The Board noted that the Fund performed below the median of its Lipper Performance Universe in the three- and five-year periods reported, but that the Fund performed at or above the median of its Lipper Performance Universe in the one-year period reported. The Board and BlackRock reviewed and discussed the reasons for the Fund’s underperformance during the three- and five-year periods compared with its Peers. The Board was informed that, among other things, the six-month period in the middle of 2010 detracted from performance. A couple of factors affected performance in 2010, the most significant being poor stock selection. In addition, the fact that the heightened correlation of stocks and valuation did not act as a driving force in market returns created a difficult environment for the Master Portfolio’s portfolio management team.
The Board and BlackRock discussed BlackRock’s strategy for improving the Master Portfolio’s/Fund’s performance and BlackRock’s commitment to providing the resources necessary to assist the Master Portfolio’s portfolio managers and to improve the Master Portfolio’s/ Fund’s performance.
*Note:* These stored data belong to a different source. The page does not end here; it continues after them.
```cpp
LBWN_DEV void embed_flat_body(long blk, long nblk, const int* __restrict__ q, const float* __restrict__ pre,
                              const float* pre_b, float* x0, int B, int T, int H, int Cr, int Q, bool v4) {
  const int cw = v4 ? Cr >> 2 : Cr;
  const int n = B * T * cw;
  for (int e = (int)(blk * 256) + (int)threadIdx.x; e < n; e += (int)(nblk * 256)) {
    const int m = e / cw, c = e - m * cw;
    const int b = m / T, t = m - b * T;
    int code = q[m];
    code = code < 0 ? 0 : (code >= Q ? Q - 1 : code);
    float* xo = x0 + ((long)b * (H + T) + H + t) * Cr;
    if (v4) {
      floatx4 v = *(const floatx4*)(pre + (long)code * Cr + 4 * c);
      if (pre_b) v += *(const floatx4*)(pre_b + 4 * c);
      *(floatx4*)(xo + 4 * c) = v;
    } else {
      float v = pre[(long)code * Cr + c];
      if (pre_b) v += pre_b[c];
      xo[c] = v;
    }
  }
}

LBWN_DEV void zero_body(long blk, long nblk, unsigned* p, long n) {
  for (long e = blk * 256 + threadIdx.x; e < n; e += nblk * 256) p[e] = 0u;
}

LBWN_DEV void live_lists_body(const int* __restrict__ ids, int B, int T, int* tlive, int* klive, int* nklive,
                              int* kpre) {
  __shared__ int wcnt[4];
  const int M = B * T, nk = (M + 31) / 32, nt = (M + 255) / 256;
  const int tid = threadIdx.x, lane = tid & 63, w = tid >> 6;
  const int inc = 64 % T;
  constexpr int NL = 16, KW = 2 * NL, KR = 4 * KW;
  auto row0 = [&](int k0) { return 32 * (k0 + KW * w) + lane; };
  int v[NL], nx[NL];
  auto load = [&](int (&d)[NL], int k0) {
#pragma unroll
    for (int j = 0; j < NL; ++j) d[j] = ids[min(row0(k0) + 64 * j + 1, M - 1)];
  };
  load(v, 0);
  int base = 0;
  for (int k0 = 0; k0 < nk; k0 += KR) {
    load(nx, min(k0 + KR, nk));
    const int r0 = row0(k0);
    int t = r0 % T;
    unsigned live = 0u;
#pragma unroll
    for (int j = 0; j < NL; ++j) {
      const unsigned long long bal = __ballot((r0 + 64 * j < M) & (t != T - 1) & (v[j] != 0));
      live |= (unsigned)((unsigned)bal != 0u) << (2 * j);
      live |= (unsigned)((bal >> 32) != 0ull) << (2 * j + 1);
      t += inc;
      t -= t >= T ? T : 0;
    }
    const int k = k0 + KW * w + lane;
    if (lane == 0) wcnt[w] = __popc(live);
    __syncthreads();
    int off = base, tot = 0;
#pragma unroll
    for (int i = 0; i < 4; ++i) {
      off += i < w ? wcnt[i] : 0;
      tot += wcnt[i];
    }
    const int pos = off + __popc(live & ((1u << (lane & 31)) - 1u));
    if (lane < KW && k < nk) kpre[k] = pos;
    if (lane < KW && ((live >> lane) & 1u)) klive[pos] = k;
    if (lane < KW && (lane & 7) == 0 && (k >> 3) < nt) tlive[k >> 3] = ((live >> lane) & 0xffu) != 0u;
    base += tot;
    __syncthreads();
#pragma unroll
    for (int j = 0; j < NL; ++j) v[j] = nx[j];
  }
  if (tid == 0) {
    *nklive = base;
    kpre[nk] = base;
  }
}

struct SplitJobs {
  const float* W[6];
  long ldw[6];
  int rows[6], K[6], trans[6];
  unsigned short* out[6];
};
LBWN_DEV void split_planes_body(const SplitJobs& jb, int jj, long blk, long nblk) {
  const float* __restrict__ W = jb.W[jj];
  const long ldw = jb.ldw[jj];
  const int rows = jb.rows[jj], K = jb.K[jj], trans = jb.trans[jj];
  unsigned short* __restrict__ out = jb.out[jj];
  const int kch = (K + PLANE_BK - 1) / PLANE_BK;
  const long total = (long)rows * kch * (PLANE_BK / 2);
  for (long e = blk * 256 + threadIdx.x; e < total; e += nblk * 256) {
    const int j2 = (int)(e % (PLANE_BK / 2)) * 2;
    const long rc = e / (PLANE_BK / 2);
    const int kc = (int)(rc % kch), r = (int)(rc / kch);
    const int k = kc * PLANE_BK + j2;
    floatx2 x;
    x[0] = k < K ? (trans ? W[(long)k * ldw + r] : W[(long)r * ldw + k]) : 0.f;
    x[1] = k + 1 < K ? (trans ? W[(long)(k + 1) * ldw + r] : W[(long)r * ldw + k + 1]) : 0.f;
    unsigned h, m, l;
    split2(x, h, m, l);
    unsigned* o = (unsigned*)(out + rc * (3 * PLANE_BK) + j2);
    o[0] = h;
    o[PLANE_BK / 2] = m;
    o[PLANE_BK] = l;
  }
}
```

Measured before the change: 17.86 million audio samples/s.

## Load pre-split B tiles via global_load_lds DMA with four-slot LDS ring

Adds a DMA variant of the x3q GEMM kernel in which B tiles are copied straight from global memory into LDS with global_load_lds_dwordx4, bypassing the register-staged load/store path. It uses a four-slot LDS ring, issues DMA for two tiles ahead every other step, and replaces per-step __syncthreads with explicit vmcnt/lgkmcnt waits plus a barrier every two steps. The goal is to cut VGPR pressure and store instructions for B and to overlap loads with MFMA work. This DMA variant is now the default for the NB=8 pre-split path and opt-in via env var for the NB=6 and NB=10 paths. It doubles LDS use and depends on hand-written waitcnt counts being exact.

After: 17.90 million audio samples/s (median of 3 runs). About the same (+0.2%).

```diff
diff --git a/lb-wavenet_amd/csrc/gemm.hip b/lb-wavenet_amd/csrc/gemm.hip
--- a/lb-wavenet_amd/csrc/gemm.hip
+++ b/lb-wavenet_amd/csrc/gemm.hip
@@ -706,13 +706,23 @@
   return __int_as_float(__builtin_amdgcn_update_dpp(0, __float_as_int(v), CTRL, 0xF, 0xF, true));
 }
 
-template <int NB, bool AMN = false, bool KL = false>
+LBWN_DEV void x3q_dma16(const unsigned short* sbase, unsigned voff, unsigned lds_dst) {
+  unsigned saved;
+  asm volatile("s_mov_b32 %0, m0\n\ts_mov_b32 m0, %1\n\ts_nop 0\n\tglobal_load_lds_dwordx4 %2, %3\n\ts_mov_b32 m0, %0"
+               : "=&s"(saved)
+               : "s"(lds_dst), "v"(voff), "s"(sbase)
+               : "memory");
+}
+
+template <int NB, bool AMN = false, bool KL = false, bool DMA = false>
 __global__ __launch_bounds__(512, 1) void gemm_x3q_kernel(lbwn_gemm_args g) {
   static_assert(!KL || AMN, "k_live: the weight-gradient form");
+  static_assert(!DMA || !AMN, "B by LDS-DMA: the pre-split k-contiguous forms");
   constexpr int NP = NB == 10 ? 5 : 2;
   constexpr int NTHR = 512, BM = 256, BN = 16 * NB, NH = NB / NP;
   constexpr int SLOT = BN * X3Q_ROW;
-  __shared__ __attribute__((aligned(16))) unsigned short smem[2 * SLOT];
+  constexpr int NSLOT = DMA ? 4 : 2;
+  __shared__ __attribute__((aligned(16))) unsigned short smem[NSLOT * SLOT];
 
   const int tid = threadIdx.x, lane = tid & 63, wave = tid >> 6;
   const int tiles_n = (g.N + BN - 1) / BN;
@@ -782,6 +792,29 @@
     split8(x, y, f);
   };
 
+  constexpr int NPIECE = BN * 14 / 64, PW = (NPIECE + 7) / 8;
+  static_assert((BN * 14) % 64 == 0, "B by LDS-DMA: whole 1-KiB pieces");
+  const int wv = __builtin_amdgcn_readfirstlane(wave);
+  unsigned dvoff[PW];
+  const unsigned short* dbase = nullptr;
+  unsigned ddst = 0;
+  if (DMA) {
+    const int kchunks = g.K / X3_BK;
+#pragma unroll
+    for (int i = 0; i < PW; ++i) {
+      const int gi = min(wv + 8 * i, NPIECE - 1) * 64 + lane, r = gi / 14, part = gi % 14;
+      dvoff[i] = (unsigned)(((long)min(n0 + r, g.N - 1) * kchunks * (3 * X3_BK) + 8 * (part < 12 ? part : 0)) * 2);
+    }
+    dbase = g.b3 + (long)(kz0 / X3_BK) * (3 * X3_BK);
+    ddst = (unsigned)(uintptr_t)(__attribute__((address_space(3))) unsigned short*)smem + wv * 1024;
+  }
+  auto b_dma = [&](int kt) {
+    const unsigned short* sb = dbase + (long)min(kt, last) * (3 * X3_BK);
+    const unsigned dst = ddst + (kt & 3) * (SLOT * 2);
+#pragma unroll
+    for (int i = 0; i < PW; ++i) x3q_dma16(sb, dvoff[i], dst + min(8 * i, NPIECE - 1 - wv) * 1024);
+  };
+
   X3Pre<BN, NTHR, X3Q_ROW> sp;
   X3Stage<false, true, BN, NTHR, X3Q_ROW> sm_b;
   auto b_load = [&](auto sset, int kt) {
@@ -795,9 +828,17 @@
     else sp.template store<S>(lds);
   };
   if (AMN) sm_b.init(g.B, g.ldb, n0, g.N, kz0, tid);
-  else sp.init(g.b3, g.K / X3_BK, n0, g.N, kz0, tid);
+  else if (!DMA) sp.init(g.b3, g.K / X3_BK, n0, g.N, kz0, tid);
   int kn = 0;
-  if (ntiles > 0) {
+  if (DMA) {
+    if (ntiles > 0) {
+      b_dma(0);
+      b_dma(1);
+      a_load(std::integral_constant<int, 0>(), 0);
+      a_load(std::integral_constant<int, 1>(), min(1, last));
+    }
+    asm volatile("s_waitcnt vmcnt(8)\n\ts_waitcnt lgkmcnt(0)\n\ts_barrier" ::: "memory");
+  } else if (ntiles > 0) {
     const int k0 = kidx(0), k1 = kidx(min(1, last)), k2 = kidx(min(2, last));
     if (KL) kn = kidx(min(3, last));
     b_load(std::integral_constant<int, 0>(), k0);
@@ -807,7 +848,7 @@
     b_load(std::integral_constant<int, 1>(), k1);
     b_load(std::integral_constant<int, 0>(), k2);
   }
-  __syncthreads();
+  if (!DMA) __syncthreads();
   const int fb_off = fr * X3Q_ROW + 8 * fq;
 
   auto b_frags = [&](const unsigned short* base, int half, bf16x8 (&f)[NH][3]) {
@@ -831,28 +872,51 @@
   bf16x8 fa[2][3];
   auto step = [&](int kt, auto sset) {
     constexpr int S = decltype(sset)::value;
-    const unsigned short* cur = smem + (S ^ 1) * SLOT;
+    const unsigned short* cur = smem + (DMA ? (kt & 3) : (S ^ 1)) * SLOT;
     unsigned short* nxt = smem + S * SLOT;
     bf16x8 fn[2][3], fb[NH][3];
+    const int k3 = KL ? kn : min(kt + 3, last);
+    constexpr int PMID = (NP - 1) / 2;
+    auto stage = [&]() {
+      a_split(std::integral_constant<int, S>(), 0, fn[0]);
+      a_split(std::integral_constant<int, S>(), 1, fn[1]);
+      asm volatile("" : "+v"(fn[0][2]), "+v"(fn[1][2]));
+      if (S == 1) {
+        b_dma(kt + 2);
+        b_dma(kt + 3);
+      }
+      a_load(std::integral_constant<int, S>(), k3);
+      asm volatile("" ::: "memory");
+    };
     b_frags(cur, 0, fb);
     mfmas(fa, fb, 0);
-    a_split(std::integral_constant<int, S>(), 0, fn[0]);
-    a_split(std::integral_constant<int, S>(), 1, fn[1]);
-    const int k3 = KL ? kn : min(kt + 3, last);
-    a_load(std::integral_constant<int, S>(), k3);
-    b_store(std::integral_constant<int, S>(), nxt);
-    b_load(std::integral_constant<int, S>(), k3);
+    if (DMA) {
+      if (PMID == 0) stage();
+    } else {
+      a_split(std::integral_constant<int, S>(), 0, fn[0]);
+      a_split(std::integral_constant<int, S>(), 1, fn[1]);
+    }
+    if (!DMA) {
+      a_load(std::integral_constant<int, S>(), k3);
+      b_store(std::integral_constant<int, S>(), nxt);
+      b_load(std::integral_constant<int, S>(), k3);
+    }
     if (KL) kn = live_ld(kl + min(kt + 4, last));
 #pragma unroll
     for (int part = 1; part < NP; ++part) {
       b_frags(cur, part, fb);
       mfmas(fa, fb, part);
+      if (DMA && part == PMID) stage();
     }
 #pragma unroll
     for (int c = 0; c < 2; ++c)
 #pragma unroll
       for (int p = 0; p < 3; ++p) fa[c][p] = fn[c][p];
-    __syncthreads();
+    if (!DMA) {
+      __syncthreads();
+    } else if (S == 0) {
+      asm volatile("s_waitcnt vmcnt(4)\n\ts_waitcnt lgkmcnt(0)\n\ts_barrier" ::: "memory");
+    }
   };
   if (ntiles > 0) {
     a_split(std::integral_constant<int, 0>(), 0, fa[0]);
@@ -865,6 +929,7 @@
     step(kt + 1, std::integral_constant<int, 0>());
   }
   if (kt < ntiles) step(kt, std::integral_constant<int, 1>());
+  if (DMA) asm volatile("s_waitcnt vmcnt(0)\n\ts_waitcnt lgkmcnt(0)\n\ts_barrier" ::: "memory");
 
   float* C = g.C + (long)gemm_split() * g.split_stride;
   const bool raw = g.split_stride != 0;
@@ -1145,18 +1210,23 @@
   LBWN_REQUIRE(!a.a_gstride, "gemm: mn-blocked A (a_gstride) needs the AMN A-in-registers form (X3Q, no pre-split B, "
                              "no epilogue, M >= 256)");
   if (wm == 4 && X3R && kfull && pre && a_kcontig) {
+    const char* bv = getenv("LBWN_GEMM_BDMA");
+    const bool bdma = !(bv && bv[0] == '0'), bdma_opt = bv && bv[0] == '1';
     if (a.N <= 96) {
       grid.x = (unsigned)(((a.M + 255) / 256) * ((a.N + 95) / 96));
-      g_last_form = X3Q ? "x3q<6>" : "x3r<3>";
-      if (X3Q) gemm_x3q_kernel<6><<<grid, 512, 0, st>>>(g);
+      g_last_form = X3Q ? (bdma_opt ? "x3q<6,bdma>" : "x3q<6>") : "x3r<3>";
+      if (X3Q && bdma_opt) gemm_x3q_kernel<6, false, false, true><<<grid, 512, 0, st>>>(g);
+      else if (X3Q) gemm_x3q_kernel<6><<<grid, 512, 0, st>>>(g);
       else gemm_x3r_kernel<3><<<grid, 512, 0, st>>>(g);
     } else if (X3Q && a.N % 160 == 0 && a.N > 512) {
       grid.x = (unsigned)(((a.M + 255) / 256) * (a.N / 160));
-      g_last_form = "x3q<10>";
-      gemm_x3q_kernel<10><<<grid, 512, 0, st>>>(g);
+      g_last_form = bdma_opt ? "x3q<10,bdma>" : "x3q<10>";
+      if (bdma_opt) gemm_x3q_kernel<10, false, false, true><<<grid, 512, 0, st>>>(g);
+      else gemm_x3q_kernel<10><<<grid, 512, 0, st>>>(g);
     } else if (X3Q) {
-      g_last_form = "x3q<8>";
-      gemm_x3q_kernel<8><<<grid, 512, 0, st>>>(g);
+      g_last_form = bdma ? "x3q<8>" : "x3q<8,breg>";
+      if (bdma) gemm_x3q_kernel<8, false, false, true><<<grid, 512, 0, st>>>(g);
+      else gemm_x3q_kernel<8><<<grid, 512, 0, st>>>(g);
     } else {
       g_last_form = "x3r<4>";
       gemm_x3r_kernel<4><<<grid, 512, 0, st>>>(g);
```

## Tile transposed weight plane-split through LDS and widen live-list scan

Applied to the files above, without the earlier changes.

Transposed weight jobs in the per-step plane-split now stage a 64-row by one-k-chunk tile through shared memory, so reads from W stay coalesced instead of striding by ldw. Each split job gets its own block count, and the combined prologue grid is the sum of those counts rather than a uniform max times the job count. The live-list scan now reads four ids per lane in a single vector load and packs one 64-bit flag word per wave, so it uses fewer ballots. Embed and dsep get fewer, larger blocks. The cost is extra shared memory and barriers in the prologue kernel and more complex boundary handling in the live-list scan.

Measured after the change: 17.68 million audio samples/s before, 17.71 million audio samples/s after, median of 3. No clear change (+0.1%).

```diff
diff --git a/lb-wavenet_amd/csrc/engine.cpp b/lb-wavenet_amd/csrc/engine.cpp
--- a/lb-wavenet_amd/csrc/engine.cpp
+++ b/lb-wavenet_amd/csrc/engine.cpp
@@ -471,6 +471,11 @@
   }
   else if (!strcmp(name, "gctab") && p->Ge) { *off = p->oGCTAB; *bytes = f * p->ncat1 * 2 * p->L * p->Cd; }
   else if (!strcmp(name, "gcd") && p->Ge) { *off = p->oGCD; *bytes = f * p->ncat1 * 2 * p->L * p->Cd; }
+  else if (!strncmp(name, "w3_", 3) && name[3] >= '0' && name[3] <= '5' && !name[4] && p->oW3[name[3] - '0']) {
+    const W3Shape w = w3_shape(p, name[3] - '0');
+    *off = p->oW3[name[3] - '0'];
+    *bytes = 2 * lbwn_split_planes_elems(w.rows, w.K);
+  }
   else LBWN_REQUIRE(false, "plan_tensor: unknown tensor '%s'", name);
   return 0;
 }
diff --git a/lb-wavenet_amd/csrc/gemm.hip b/lb-wavenet_amd/csrc/gemm.hip
--- a/lb-wavenet_amd/csrc/gemm.hip
+++ b/lb-wavenet_amd/csrc/gemm.hip
@@ -1013,7 +1013,9 @@
 }
 
 static_assert(PLANE_BK == X3_BK, "pre-split chunk = GEMM k-step");
-__global__ void split_planes_kernel(SplitJobs jb) { split_planes_body(jb, blockIdx.y, blockIdx.x, gridDim.x); }
+__global__ __launch_bounds__(256) void split_planes_kernel(SplitJobs jb) {
+  split_planes_body(jb, blockIdx.y, blockIdx.x, gridDim.x);
+}
 
 }
 
diff --git a/lb-wavenet_amd/csrc/pack.hip b/lb-wavenet_amd/csrc/pack.hip
--- a/lb-wavenet_amd/csrc/pack.hip
+++ b/lb-wavenet_amd/csrc/pack.hip
@@ -221,6 +221,7 @@
   lbwn_prologue_args a;
   SplitJobs jb;
   int nz, ns, ne, nd, np;
+  int nsj[6];
   int nl;
   bool ev4, dv4;
 };
@@ -232,11 +233,13 @@
     return;
   }
   b -= k.nl;
-  if (b < (long)k.ns * a.njobs) {
-    split_planes_body(k.jb, (int)(b / k.ns), b % k.ns, k.ns);
-    return;
-  }
-  b -= (long)k.ns * a.njobs;
+  if (b < k.ns) {
+    int j = 0;
+    while (b >= k.nsj[j]) b -= k.nsj[j++];
+    split_planes_body(k.jb, j, b, k.nsj[j]);
+    return;
+  }
+  b -= k.ns;
   if (b < k.ne) {
     embed_flat_body(b, k.ne, a.q, a.pre, a.pre_b, a.X, a.B, a.T, a.H, a.Cr, a.Q, k.ev4);
     return;
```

C. Consideration of the Advisory/Management Fees and the Cost of the Services and Profits to be Realized by BlackRock and its Affiliates from their Relationship with the Master Portfolio and the Fund: The Board, including the Independent Board Members, reviewed the Master Portfolio’s/Fund’s contractual management fee rate compared with the other funds in the Fund’s Lipper category. It also compared the Fund’s total expense ratio, as well as the Master Portfolio’s/Fund’s actual management fee rate, to those of other funds in the Fund’s Lipper category. The Board considered the services provided and the fees charged by BlackRock to other types of clients with similar investment mandates, including separately managed institutional accounts.
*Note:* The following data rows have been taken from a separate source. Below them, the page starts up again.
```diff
diff --git a/include/gtr.h b/include/gtr.h
--- a/include/gtr.h
+++ b/include/gtr.h
@@ -298,6 +298,12 @@
 int gtr_step_tail_small(const gtr_batch* bt, int num_items, int dim, const gtr_tail* tail,
                         const gtr_segment* segs, int nseg, const gtr_adam* opt, gtr_stream_t stream);
 
+int gtr_step_end_small(const gtr_config* cfg, const gtr_batch* bt, const gtr_layer* layers, const float* pe_tab,
+                       int n_chunks, const int64_t* layer_flat, const int64_t* pe_flat, int num_items,
+                       const gtr_tail* tail, const gtr_segment* segs, int nseg, const gtr_adam* opt,
+                       gtr_stream_t stream);
+int gtr_step_end_small_fits(int n_cap, int n_chunks, int pe_k);
+
 typedef struct gtr_dp_layout {
   int64_t flat_total, loss_off, keys_off, rows_off, words;
   int32_t m_cap, world;
```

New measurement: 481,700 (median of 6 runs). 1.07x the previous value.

The Board received and reviewed statements relating to BlackRock’s financial condition and profitability with respect to the services it provided the Master Portfolio and the Fund. The Board was also provided with a profitability analysis that detailed the revenues earned and the expenses incurred by BlackRock for services provided to the Master Portfolio and the Fund. The Board reviewed BlackRock’s profitability with respect to the Master Portfolio and the Fund, as applicable, and other funds the Board currently oversees for the year ended December 31, 2011 compared to available aggregate profitability data provided for the years ended December 31, 2010 and December 31, 2009. The Board reviewed BlackRock’s profitability with respect to other fund complexes managed by the Manager and/or its affiliates. The Board reviewed BlackRock’s assumptions and methodology of allocating expenses in the profitability analysis, noting the inherent limitations in allocating costs among various advisory products. The Board recognized that profitability may be affected by numerous factors including, among other things, fee waivers and expense reimbursements by the Manager, the types of funds managed, expense allocations and business mix, and the difficulty of comparing profitability as a result of those factors.
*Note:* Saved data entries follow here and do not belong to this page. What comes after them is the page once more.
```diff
+        bool fresh = false;
+        if (nb != kInvalidId) fresh = pair_visited_insert(table, p.pair_slots, nb, p, owner, ovf);
+        const unsigned ball = __ballot_sync(kFullMask, fresh);
+        const unsigned mask = (ball >> hshift) & 0xFFFFu;
+        const uint32_t t = __popc(mask);
+        const uint32_t tmax = max(__popc(ball & 0xFFFFu), __popc(ball >> 16));
+        if (tmax != 0) {
+            const uint32_t slot_t = __popc(mask & ((1u << j) - 1u));
+            if (fresh) todo[slot_t] = nb;
+            else todo[j - slot_t + t] = cur;
+            nev += t;
+            __syncwarp();
+
+            for (uint32_t j0 = 0; j0 < tmax; j0 += kPairU) {
+                const uint4 w = *reinterpret_cast<const uint4 *>(todo + j0);
+                const uint32_t ids[kPairU] = {w.x, w.y, w.z, w.w};
+                const float d = pair_rows_distance<METRIC>(arena, p.row_chunks, ids, qlo[0], qhi[0], j, lane);
+                const uint32_t r = j >> 2;
+                uint64_t key = ~0ull;
+                if ((j & 3u) == 0 && j0 + r < t) key = pack_key(d, todo[j0 + r]);
+                const bool keep = key < worst;
+                const unsigned km = (__ballot_sync(kFullMask, keep) >> hshift) & 0xFFFFu;
+                if (keep) pool[npool + __popc(km & ((1u << j) - 1u))] = key;
+                npool += __popc(km);
+            }
+        }
+        __syncwarp();
+        live = live && np < p.ef;
+    }
+
+    uint64_t *sorted = cand;
+    const uint32_t p2 = next_pow2(max(np, __shfl_xor_sync(kFullMask, np, 16)));
+    for (uint32_t i = j; i < p2; i += 16) sorted[i] = i < np ? ((res[i] & 0xFFFFFFFF00000000ull) | i) : ~0ull;
+    pair_bitonic_sort(sorted, p2, j);
+    if (has_q) {
+        const uint32_t nres = min(np, p.k);
+        for (uint32_t r = j; r < p.k; r += 16) {
+            const size_t o = static_cast<size_t>(q) * p.k + r;
+            uint64_t oid = ~0ull; float od = 0.0f;
+            if (r < nres) {
+                const uint64_t key = res[static_cast<uint32_t>(sorted[r])];
+                oid = static_cast<uint64_t>(key_id(key)) * p.id_stride + p.id_base;
+                od = key_dist(key);
+            }
+            p.ids[o] = oid; p.dist[o] = od;
+        }
+        if (j == 0) {
+            p.counts[q] = nres;
+            if (p.pops) p.pops[q] = np;
+            if (p.evals) p.evals[q] = nev + (p.seeds ? __ldg(p.seeds + q).z : 0u);
+        }
+    }
+    if ((__ballot_sync(kFullMask, ovf) >> hshift) & 0xFFFFu) {
+        uint4 *t4 = reinterpret_cast<uint4 *>(p.gtable + static_cast<size_t>(owner) * p.hash_words);
+        for (uint32_t i = j; i < p.hash_words / 4u; i += 16) t4[i] = make_uint4(kInvalidId, kInvalidId, kInvalidId, kInvalidId);
+    }
+    __syncwarp();
+    }
+}
+
+}
```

The Board noted that, in general, individual fund or product line profitability of other advisors is not publicly available. The Board considered BlackRock’s operating margin, in general, compared to the operating margin for leading investment management firms whose operations include advising open-end funds, among other product types. In addition, the Board considered, among other things, certain third party data comparing BlackRock’s operating margin with that of other publicly-traded asset management firms. The Board considered the differences between BlackRock and these other firms, including the contribution of technology at BlackRock, BlackRock’s expense management and the relative product mix.
32 | BLACKROCK SMALL CAP GROWTH FUND II | MAY 31, 2012 |
Disclosure of Investment Advisory Agreement and Sub-Advisory Agreement (concluded)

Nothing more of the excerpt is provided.